Contingency Planning Using Bi-level Markov Decision Processes for Space Missions

Somrita Banerjee,Edward Balaban,Mark Shirley,Kevin Bradner,Marco Pavone
2024-02-26
Abstract:This work focuses on autonomous contingency planning for scientific missions by enabling rapid policy computation from any off-nominal point in the state space in the event of a delay or deviation from the nominal mission plan. Successful contingency planning involves managing risks and rewards, often probabilistically associated with actions, in stochastic scenarios. Markov Decision Processes (MDPs) are used to mathematically model decision-making in such scenarios. However, in the specific case of planetary rover traverse planning, the vast action space and long planning time horizon pose computational challenges. A bi-level MDP framework is proposed to improve computational tractability, while also aligning with existing mission planning practices and enhancing explainability and trustworthiness of AI-driven solutions. We discuss the conversion of a mission planning MDP into a bi-level MDP, and test the framework on RoverGridWorld, a modified GridWorld environment for rover mission planning. We demonstrate the computational tractability and near-optimal policies achievable with the bi-level MDP approach, highlighting the trade-offs between compute time and policy optimality as the problem's complexity grows.
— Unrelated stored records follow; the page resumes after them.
template <int NV>
__device__ __forceinline__ void block_sum(float (&v)[NV], float* sm) {
  const int lane = threadIdx.x & 63, wave = threadIdx.x >> 6;
#pragma unroll
  for (int k = 0; k < NV; ++k) v[k] = warp_sum(v[k]);
  if (lane == 0)
#pragma unroll
    for (int k = 0; k < NV; ++k) sm[wave * NV + k] = v[k];
  __syncthreads();
  if (threadIdx.x == 0) {
#pragma unroll
    for (int k = 0; k < NV; ++k) {
      float s = 0.f;
      for (int w = 0; w < PW_THREADS / 64; ++w) s += sm[w * NV + k];
      v[k] = s;
    }
  }
  __syncthreads();
}

struct ChanRange {
  int c, b_beg, b_end;
};
__device__ __forceinline__ ChanRange chan_range(int B, int nsplit) {
  ChanRange r;
  r.c = blockIdx.x;
  const int per = (B + nsplit - 1) / nsplit;
  r.b_beg = blockIdx.y * per;
  r.b_end = min(B, r.b_beg + per);
  return r;
}

__device__ __forceinline__ void chan_combine(float& n, float& mean, float& m2, float nb, float mb,
                                             float qb) {
  const float tot = n + nb;
  if (tot <= 0.0f) return;
  const float d = mb - mean;
  const float f = nb / tot;
  mean = fmaf(d, f, mean);
  m2 = m2 + qb + d * d * n * f;
  n = tot;
}

__global__ void bn_partial_kernel(const float* __restrict__ x, float* __restrict__ ws, int B, int C,
                                  int L, int nsplit) {
  __shared__ float sm[3 * (PW_THREADS / 64)];
  const ChanRange cr = chan_range(B, nsplit);
  const int nb = cr.b_end - cr.b_beg;
  const float* base = x + ((size_t)cr.b_beg * C + cr.c) * L;
  const size_t sstride = (size_t)C * L;
  const bool vec = (L & 3) == 0 && ((uintptr_t)x & 15) == 0;
  const int Lv = vec ? L >> 2 : L;
  int tr = PW_THREADS;
  while (tr > Lv && tr > 1) tr >>= 1;
  const int rp = PW_THREADS / tr;
  const int t0 = threadIdx.x % tr, r0 = threadIdx.x / tr;
  float K = 0.0f, s1 = 0.0f, s2 = 0.0f, n = 0.0f;
  if (r0 < nb && t0 < Lv) K = base[(size_t)r0 * sstride + (vec ? 4 * t0 : t0)];
  for (int b = r0; b < nb; b += rp) {
    const float* row = base + b * sstride;
    if (vec) {
      for (int t = t0; t < Lv; t += tr) {
        const f32x4 u = *reinterpret_cast<const f32x4*>(row + 4 * t);
#pragma unroll
        for (int e = 0; e < 4; ++e) {
          const float d = u[e] - K;
          s1 += d;
          s2 = fmaf(d, d, s2);
        }
        n += 4.0f;
      }
    } else {
      for (int t = t0; t < Lv; t += tr) {
        const float d = row[t] - K;
        s1 += d;
        s2 = fmaf(d, d, s2);
        n += 1.0f;
      }
    }
  }
  float mean = 0.0f, m2 = 0.0f;
  if (n > 0.0f) {
    const float r = s1 / n;
    mean = K + r;
    m2 = fmaxf(s2 - s1 * r, 0.0f);
  }
#pragma unroll
  for (int o = 32; o > 0; o >>= 1) {
    const float nb2 = __shfl_down(n, o, 64), mb2 = __shfl_down(mean, o, 64), qb2 = __shfl_down(m2, o, 64);
    chan_combine(n, mean, m2, nb2, mb2, qb2);
  }
  const int lane = threadIdx.x & 63, wave = threadIdx.x >> 6;
  if (lane == 0) {
    sm[3 * wave] = n; sm[3 * wave + 1] = mean; sm[3 * wave + 2] = m2;
  }
  __syncthreads();
  if (threadIdx.x == 0) {
    for (int w = 1; w < PW_THREADS / 64; ++w) chan_combine(n, mean, m2, sm[3 * w], sm[3 * w + 1], sm[3 * w + 2]);
    float* w = ws + ((size_t)blockIdx.y * C + cr.c) * 3;
    w[0] = n;
    w[1] = mean;
    w[2] = m2;
  }
}

__device__ __forceinline__ void bn_affine(float gamma, float beta, float mean, float rstd,
                                          float& scale, float& shift) {
  scale = gamma * rstd;
  shift = fmaf(-mean, scale, beta);
}

__global__ void bn_final_kernel(const float* __restrict__ ws, const float* gamma, const float* beta,
                                float eps, float momentum, float* running_mean, float* running_var,
                                float* mean_o, float* rstd_o, float* scale_o, float* shift_o, int C,
                                int nsplit) {
  const int c = blockIdx.x * blockDim.x + threadIdx.x;
  if (c >= C) return;
  double n = 0.0, mean = 0.0, m2 = 0.0;
  for (int s = 0; s < nsplit; ++s) {
    const float* w = ws + ((size_t)s * C + c) * 3;
    const double nb = w[0], mb = w[1], qb = w[2];
    if (nb <= 0.0) continue;
    const double tot = n + nb;
    const double d = mb - mean;
    mean += d * nb / tot;
    m2 += qb + d * d * n * nb / tot;
    n = tot;
  }
  const double var = n > 0 ? m2 / n : 0.0;
  const float rstd = (float)(1.0 / sqrt(var + (double)eps));
  const float g = gamma ? gamma[c] : 1.0f;
  const float bt = beta ? beta[c] : 0.0f;
  float sc, sh;
  bn_affine(g, bt, (float)mean, rstd, sc, sh);
  if (mean_o) mean_o[c] = (float)mean;
  if (rstd_o) rstd_o[c] = rstd;
  if (scale_o) scale_o[c] = sc;
  if (shift_o) shift_o[c] = sh;
  if (running_mean) running_mean[c] = (1.0f - momentum) * running_mean[c] + momentum * (float)mean;
  if (running_var) {
    const double unb = n > 1 ? m2 / (n - 1.0) : var;
    running_var[c] = (1.0f - momentum) * running_var[c] + momentum * (float)unb;
  }
}

extern "C" int segan_bn_stats(const float* x, const float* gamma, const float* beta, float eps,
                              float momentum, float* running_mean, float* running_var, float* mean,
                              float* rstd, float* scale, float* shift, float* ws, int B, int C,
                              int L, void* stream) {
  SEGAN_REQUIRE(x && ws, "bn_stats: NULL pointer");
  SEGAN_REQUIRE(B > 0 && C > 0 && L > 0, "bn_stats: bad sizes");
  hipStream_t st = (hipStream_t)stream;
  const int ns = pw_nsplit(B, C, L);
  hipLaunchKernelGGL(bn_partial_kernel, dim3(C, ns), dim3(PW_THREADS), 0, st, x, ws, B, C, L, ns);
  hipLaunchKernelGGL(bn_final_kernel, dim3(ceil_div(C, 64)), dim3(64), 0, st, ws, gamma, beta, eps,
                     momentum, running_mean, running_var, mean, rstd, scale, shift, C, ns);
  return segan_check_launch("bn_stats");
}

extern "C" int segan_bn_partial(const float* x, float* ws, int B, int C, int L, void* stream) {
  SEGAN_REQUIRE(x && ws, "bn_partial: NULL pointer");
  SEGAN_REQUIRE(B > 0 && C > 0 && L > 0, "bn_partial: bad sizes");
  const int ns = pw_nsplit(B, C, L);
  hipLaunchKernelGGL(bn_partial_kernel, dim3(C, ns), dim3(PW_THREADS), 0, (hipStream_t)stream, x, ws,
                     B, C, L, ns);
  return segan_check_launch("bn_partial");
}

extern "C" int segan_bn_final(const float* ws, int nsplit_total, const float* gamma,
                              const float* beta, float eps, float momentum, float* running_mean,
                              float* running_var, float* mean, float* rstd, float* scale,
                              float* shift, int C, void* stream) {
  SEGAN_REQUIRE(ws && nsplit_total > 0 && C > 0, "bn_final: bad arguments");
  hipLaunchKernelGGL(bn_final_kernel, dim3(ceil_div(C, 64)), dim3(64), 0, (hipStream_t)stream, ws,
                     gamma, beta, eps, momentum, running_mean, running_var, mean, rstd, scale, shift,
                     C, nsplit_total);
  return segan_check_launch("bn_final");
}

__global__ void affine_prelu_kernel(const float* __restrict__ x, const float* scale,
                                    const float* shift, const float* slope, float* __restrict__ y,
                                    size_t total, int C, int L) {
  for (size_t i = blockIdx.x * (size_t)blockDim.x + threadIdx.x; i < total;
       i += (size_t)gridDim.x * blockDim.x) {
    const int c = (int)((i / L) % C);
    float v = x[i];
    v = fmaf(v, scale ? scale[c] : 1.0f, shift ? shift[c] : 0.0f);
    if (slope) v = v > 0.f ? v : v * slope[c];
    y[i] = v;
  }
}

extern "C" int segan_affine_prelu(const float* x, const float* scale, const float* shift,
                                  const float* slope, float* y, int B, int C, int L, void* stream) {
  SEGAN_REQUIRE(x && y, "affine_prelu: NULL pointer");
  SEGAN_REQUIRE(B > 0 && C > 0 && L > 0, "affine_prelu: bad sizes");
  const size_t total = (size_t)B * C * L;
  const int blocks = (int)((total + 255) / 256 > 4096 ? 4096 : (total + 255) / 256);
  hipLaunchKernelGGL(affine_prelu_kernel, dim3(blocks), dim3(256), 0, (hipStream_t)stream, x, scale,
                     shift, slope, y, total, C, L);
  return segan_check_launch("affine_prelu");
}

__global__ void affine_tanh_kernel(const float* __restrict__ x, const float* scale,
                                   const float* shift, float* __restrict__ y, size_t total, int C,
                                   int L) {
  for (size_t i = blockIdx.x * (size_t)blockDim.x + threadIdx.x; i < total;
       i += (size_t)gridDim.x * blockDim.x) {
    const int c = (int)((i / L) % C);
    y[i] = tanhf(fmaf(x[i], scale ? scale[c] : 1.0f, shift ? shift[c] : 0.0f));
  }
}

extern "C" int segan_affine_tanh(const float* x, const float* scale, const float* shift, float* y,
                                 int B, int C, int L, void* stream) {
  SEGAN_REQUIRE(x && y, "affine_tanh: NULL pointer");
  SEGAN_REQUIRE(B > 0 && C > 0 && L > 0, "affine_tanh: bad sizes");
  const size_t total = (size_t)B * C * L;
  const int blocks = (int)((total + 255) / 256 > 4096 ? 4096 : (total + 255) / 256);
  hipLaunchKernelGGL(affine_tanh_kernel, dim3(blocks), dim3(256), 0, (hipStream_t)stream, x, scale,
                     shift, y, total, C, L);
  return segan_check_launch("affine_tanh");
}

__global__ void scale_mask_kernel(const float* __restrict__ x, const float* scale,
                                  const float* __restrict__ mask, float* __restrict__ y,
                                  size_t total, int C, int L) {
  for (size_t i = blockIdx.x * (size_t)blockDim.x + threadIdx.x; i < total;
       i += (size_t)gridDim.x * blockDim.x) {
    const int c = (int)((i / L) % C);
    y[i] = x[i] * (scale ? scale[c] : 1.0f) * mask[i];
  }
}

extern "C" int segan_scale_mask(const float* x, const float* scale, const float* mask, float* y,
                                int B, int C, int L, void* stream) {
  SEGAN_REQUIRE(x && mask && y, "scale_mask: NULL pointer");
  SEGAN_REQUIRE(B > 0 && C > 0 && L > 0, "scale_mask: bad sizes");
  const size_t total = (size_t)B * C * L;
  const int blocks = (int)((total + 255) / 256 > 4096 ? 4096 : (total + 255) / 256);
  hipLaunchKernelGGL(scale_mask_kernel, dim3(blocks), dim3(256), 0, (hipStream_t)stream, x, scale,
                     mask, y, total, C, L);
  return segan_check_launch("scale_mask");
}

__global__ void sum_skip_kernel(const float* __restrict__ x0, const float* slope0,
                                const float* __restrict__ x1, const float* alpha,
                                float* __restrict__ out, size_t total, int C, int L) {
  for (size_t i = blockIdx.x * (size_t)blockDim.x + threadIdx.x; i < total;
       i += (size_t)gridDim.x * blockDim.x) {
    const int c = (int)((i / L) % C);
    float v = x0[i];
    if (slope0) v = v > 0.f ? v : v * slope0[c];
    out[i] = fmaf(alpha[c], x1[i], v);
  }
}

extern "C" int segan_sum_skip(const float* x0, const float* slope0, const float* x1,
                              const float* alpha, float* out, int B, int C, int L, void* stream) {
  SEGAN_REQUIRE(x0 && x1 && alpha && out, "sum_skip: NULL pointer");
  SEGAN_REQUIRE(B > 0 && C > 0 && L > 0, "sum_skip: bad sizes");
  const size_t total = (size_t)B * C * L;
  const int blocks = (int)((total + 255) / 256 > 4096 ? 4096 : (total + 255) / 256);
  hipLaunchKernelGGL(sum_skip_kernel, dim3(blocks), dim3(256), 0, (hipStream_t)stream, x0, slope0,
                     x1, alpha, out, total, C, L);
  return segan_check_launch("sum_skip");
}

struct ActBwdArgs {
  const float* a;
  const float* dh;
  const float* dskip;
  const float* slope;
  const float* alpha;
  const float* mean;
  const float* rstd;
  const float* gamma;
  const float* beta;
  float* da;
  float* ws;
  int B, C, L, nsplit;
  float inv_count;
};

template <int PHASE>
__global__ void act_bwd_kernel(const ActBwdArgs p) {
  __shared__ float sm[16];
  const ChanRange cr = chan_range(p.B, p.nsplit);
  const int c = cr.c;
  const int nb = cr.b_end - cr.b_beg;
  const float sl = p.slope ? p.slope[c] : 1.0f;
  const float al = p.alpha ? p.alpha[c] : 0.0f;
  float mu = 0.f, rs = 1.f, ga = 1.f, be = 0.f, dbeta_m = 0.f, dgamma_m = 0.f, sc = 1.f, sh = 0.f;
  if (PHASE != 0) {
    mu = p.mean[c];
    rs = p.rstd[c];
    ga = p.gamma ? p.gamma[c] : 1.0f;
    be = p.beta ? p.beta[c] : 0.0f;
    bn_affine(ga, be, mu, rs, sc, sh);
  }
  if (PHASE == 2) {
    const float* tot = p.ws + (size_t)p.nsplit * p.C * 4 + (size_t)c * 2;
    dbeta_m = tot[0] * p.inv_count;
    dgamma_m = tot[1] * p.inv_count;
  }
  float r[3] = {0.f, 0.f, 0.f};
  const bool has_skip = p.dskip != nullptr;
  auto elem = [&](float av, float dh, float ds) -> float {
    if (PHASE == 0) {
      float g = dh * (av > 0.f ? 1.0f : sl);
      r[0] += dh * (av > 0.f ? 0.0f : av);
      if (has_skip) {
        g = fmaf(al, ds, g);
        r[1] = fmaf(ds, av, r[1]);
      }
      r[2] += g;
      return g;
    }
    const float xh = (av - mu) * rs;
    const float v = fmaf(av, sc, sh);
    const float g = dh * (v > 0.f ? 1.0f : sl);
    if (PHASE == 1) {
      r[0] += dh * (v > 0.f ? 0.0f : v);
      r[1] += g;
      r[2] = fmaf(g, xh, r[2]);
      return 0.0f;
    }
    const float d = ga * rs * (g - dbeta_m - xh * dgamma_m);
    r[0] += d;
    return d;
  };
  const size_t base = ((size_t)cr.b_beg * p.C + c) * p.L;
  const size_t sstride = (size_t)p.C * p.L;
  const bool vec = (p.L & 3) == 0 &&
                   (((uintptr_t)p.a | (uintptr_t)p.dh | (uintptr_t)p.dskip | (uintptr_t)p.da) & 15) == 0;
  const int Lv = vec ? p.L >> 2 : p.L;
  int tr = PW_THREADS;
  while (tr > Lv && tr > 1) tr >>= 1;
  const int rp = PW_THREADS / tr;
  const int t0 = threadIdx.x % tr, r0 = threadIdx.x / tr;
  const f32x4 z4 = {0.f, 0.f, 0.f, 0.f};
  for (int b = r0; b < nb; b += rp) {
    const size_t ro = base + b * sstride;
    if (vec) {
      for (int t = t0; t < Lv; t += tr) {
        const size_t i = ro + 4 * (size_t)t;
        const f32x4 av = *reinterpret_cast<const f32x4*>(p.a + i);
        const f32x4 dh = p.dh ? *reinterpret_cast<const f32x4*>(p.dh + i) : z4;
        const f32x4 ds = has_skip ? *reinterpret_cast<const f32x4*>(p.dskip + i) : z4;
        f32x4 o;
#pragma unroll
        for (int e = 0; e < 4; ++e) o[e] = elem(av[e], dh[e], ds[e]);
        if (PHASE != 1) *reinterpret_cast<f32x4*>(p.da + i) = o;
      }
    } else {
      for (int t = t0; t < Lv; t += tr) {
        const size_t i = ro + t;
        const float o = elem(p.a[i], p.dh ? p.dh[i] : 0.0f, has_skip ? p.dskip[i] : 0.0f);
        if (PHASE != 1) p.da[i] = o;
      }
    }
  }
  block_sum<3>(r, sm);
  if (threadIdx.x == 0) {
    float* w = p.ws + ((size_t)blockIdx.y * p.C + c) * 4;
    w[0] = r[0];
    w[1] = r[1];
    w[2] = r[2];
  }
}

This work facilitates more efficient and flexible contingency planning in the context of scientific missions.
Artificial Intelligence,Robotics
What problem does this paper attempt to address?
The problem that this paper attempts to solve is to achieve autonomous emergency planning in scientific tasks. In particular, when planetary probes encounter delays or deviate from the normal mission plan, they can quickly calculate action strategies from any abnormal state point. Successful emergency planning requires managing risks and rewards, which are usually associated with the probabilities of actions, especially in stochastic scenarios. Markov Decision Processes (MDPs) are used to mathematically model this decision - making process. However, in the specific case of planetary probe path planning, the large action space and long - term planning time horizon pose computational challenges. For this reason, the paper proposes a two - level MDP framework, aiming to improve computational feasibility, be consistent with existing mission planning practices, and enhance the interpretability and credibility of AI solutions. Specifically, the paper addresses the above problems through the following points: 1. **Introducing the two - level MDP framework**: To deal with the computational complexity of traditional single - level MDPs in handling large - scale state spaces and long - term planning, the paper proposes a two - level MDP framework. This framework divides the decision - making process into a strategic level and a tactical level. The strategic level is responsible for determining the next goal, while the tactical level is responsible for specific path planning and action execution. 2. **Improving computational efficiency**: By decomposing the MDP into two levels, the state space and action space at each level are significantly reduced, thereby improving computational efficiency. The paper shows that this method can not only generate near - optimal strategies in a relatively short time but also maintain a high reward value. 3. **Enhancing interpretability and credibility**: The two - level structure allows the introduction of human preferences, making the decision - making process more transparent and traceable, thereby increasing the acceptance and credibility of AI solutions. The paper verifies the advantages of the two - level MDP framework in terms of computational efficiency and strategy quality by testing it in the RoverGridWorld environment, especially when the task complexity increases, it can effectively balance the relationship between computational time and strategy optimality.